# Rbp's Acting Wild And Getting Injured



## 65galhex (Nov 5, 2008)

Sometimes there will be something that will freak out my reds and they will dart across the tank and freak out a bit and huddle in the corner. It is almost like a group mentality where if one does it, they all follow suit. It also seems like when one freaks out, it'll scare the others. When they do this they shoot across the back side of the tank where the intakes for my filters are along with the heater. This causes them to get kind of cut up on the sides right after their gills. I have dosed with salt and then some melafix.

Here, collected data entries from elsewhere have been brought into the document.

+                    for (int e = 0; e < 4; ++e) {
+                        const int pt = e * kHThreads + tid;
+                        if (pt < cnt) imgf[((pt >> 5) * 2) * 32 + (pt & 31)] = float4{gcv[e].x, gcv[e].y, gcv[e].z, 0.0f};
+                    }
+                    gacc = 0.0;
+                } else {
+                FX3D_PROBE_MARK2(5);
+                grid_done = true;
+                }
+            }
+            }
+        }
+    }
+
     [[maybe_unused]] float4 *cs = nullptr, *qsw = nullptr;
     [[maybe_unused]] bool sorted_c = false;
     [[maybe_unused]] int qwlen = 0;
     [[maybe_unused]] float4 *boxes = nullptr;
-    if constexpr (PRUNE) {
+    if constexpr (PRUNE) if (!grid_done) {
         cs = p.pscr + (size_t)blockIdx.x * p.pscr_stride;
         qsw = cs + kHChunkMax;
         boxes = reinterpret_cast<float4 *>(wq + (kHThreads / 64) * 96);
@@ -309,13 +614,14 @@
         qwlen = qw1 - qw0;
         const int cnt = NCm;
         const bool do_sort = sane && cnt >= 512;
-        const bool sorted_q = do_sort && NQ <= 4 * kHThreads;
+        const bool sorted_q = do_sort && NQ <= 4 * kHThreads && !gabandon;
         P3 qv[4];
         if (sorted_q) {
 #pragma unroll
             for (int e = 0; e < 4; ++e) {
                 const int qp = 256 * wv + 64 * e + lane;
-                qv[e] = *reinterpret_cast<const P3 *>(qb + (size_t)(qp < NQ ? qp : NQ - 1) * 3);
+                if (gpre) qv[e] = gqv[e];
+                else qv[e] = *reinterpret_cast<const P3 *>(qb + (size_t)(qp < NQ ? qp : NQ - 1) * 3);
             }
         }
         FX3D_PROBE_MARK2(0);
@@ -331,7 +637,8 @@
             for (int e = 0; e < 4; ++e) {
                 const int pt = e * kHThreads + tid;
                 cv[e] = float4{0.f, 0.f, 0.f, 0.f};
-                if (pt < cnt) cv[e] = imgf[((pt >> 5) * 2) * 32 + (pt & 31)];
+                if (gpre) cv[e] = gcv[e];
+                else if (pt < cnt) cv[e] = imgf[((pt >> 5) * 2) * 32 + (pt & 31)];
             }
             FX3D_PROBE_MARK2(1);
             float inv[3], off[3], cfl[3], cfh[3];
@@ -351,29 +658,6 @@
             };
 
             unsigned int ccr[4], qcr[4];
-            auto count_cells = [&](bool valid, unsigned int t, auto &&add) -> unsigned int {
-                unsigned int rank = 0u;
-                bool mine = valid;
-                const unsigned int tn = (unsigned int)__builtin_amdgcn_update_dpp((int)~t, (int)t, 0x111, 0xF, 0xF, false);
-                if (__builtin_popcountll(__ballot(valid && t == tn)) >= 8) {
-                    unsigned long long rem = __ballot(valid);
-                    for (int it = 0; it < 12 && rem; ++it) {
-                        const unsigned int t0 = (unsigned int)__builtin_amdgcn_readlane((int)t, __builtin_ctzll(rem));
-                        const unsigned long long grp = __ballot(mine && t == t0);
-                        rem &= ~grp;
-                        if (__builtin_popcountll(grp) < 4) continue;
-                        unsigned int base = 0u;
-                        if ((int)lane == __builtin_ctzll(grp)) base = add(t0, (unsigned int)__builtin_popcountll(grp));
-                        base = (unsigned int)__builtin_amdgcn_readlane((int)base, __builtin_ctzll(grp));
-                        if (mine && t == t0) {
-                            rank = base + __builtin_amdgcn_mbcnt_hi((unsigned int)(grp >> 32), __builtin_amdgcn_mbcnt_lo((unsigned int)grp, 0u));
-                            mine = false;
-                        }
-                    }
-                }
-                if (mine) rank = add(t, 1u);
-                return rank;
-            };
 #pragma unroll
             for (int e = 0; e < 4; ++e) {
                 const int pt = e * kHThreads + tid;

How can I stop this and or help them out?


----------



## MPG (Mar 14, 2010)

Used to happen a lot when I first got my reds, now its becoming less and less common.

Spending time with your fish is the only way to get them less skittish.


----------



## Sylar_92 (Dec 15, 2010)

MPG said:


> Used to happen a lot when I first got my reds, now its becoming less and less common.
> 
> Spending time with your fish is the only way to get them less skittish.


X2, I had the same problem a few months back but I just dimmed the lights, removed all the driftwood because of territory issues and spent a hour in front of the tank everyday. This helped them be less skiddish, but they still dart but not as fast or as far now. Hand feeding also helps if you arnt already. Take care and good luck.


----------



## Guest (Apr 4, 2011)

Dim your lights and slowly work your way up. Also maybe adding some more hiding spots would help. Other then that, I agree with what MPG said.


----------



## 65galhex (Nov 5, 2008)

Ok cool, thanks guys. I spend time watching tv and hanging out in the same room for usually about an hour a night and I am only a few feet away from the tank so they should be used to commotion at least. I also redid the tank with new sand and I rearranged the lights so the light is more evenly spread out. The black sand also absorbs some of the light which helps make it less bright.

I havent thought about hand feeding them. I used to do it to my shovelnose and it was awesome. I will have to give that a try.


----------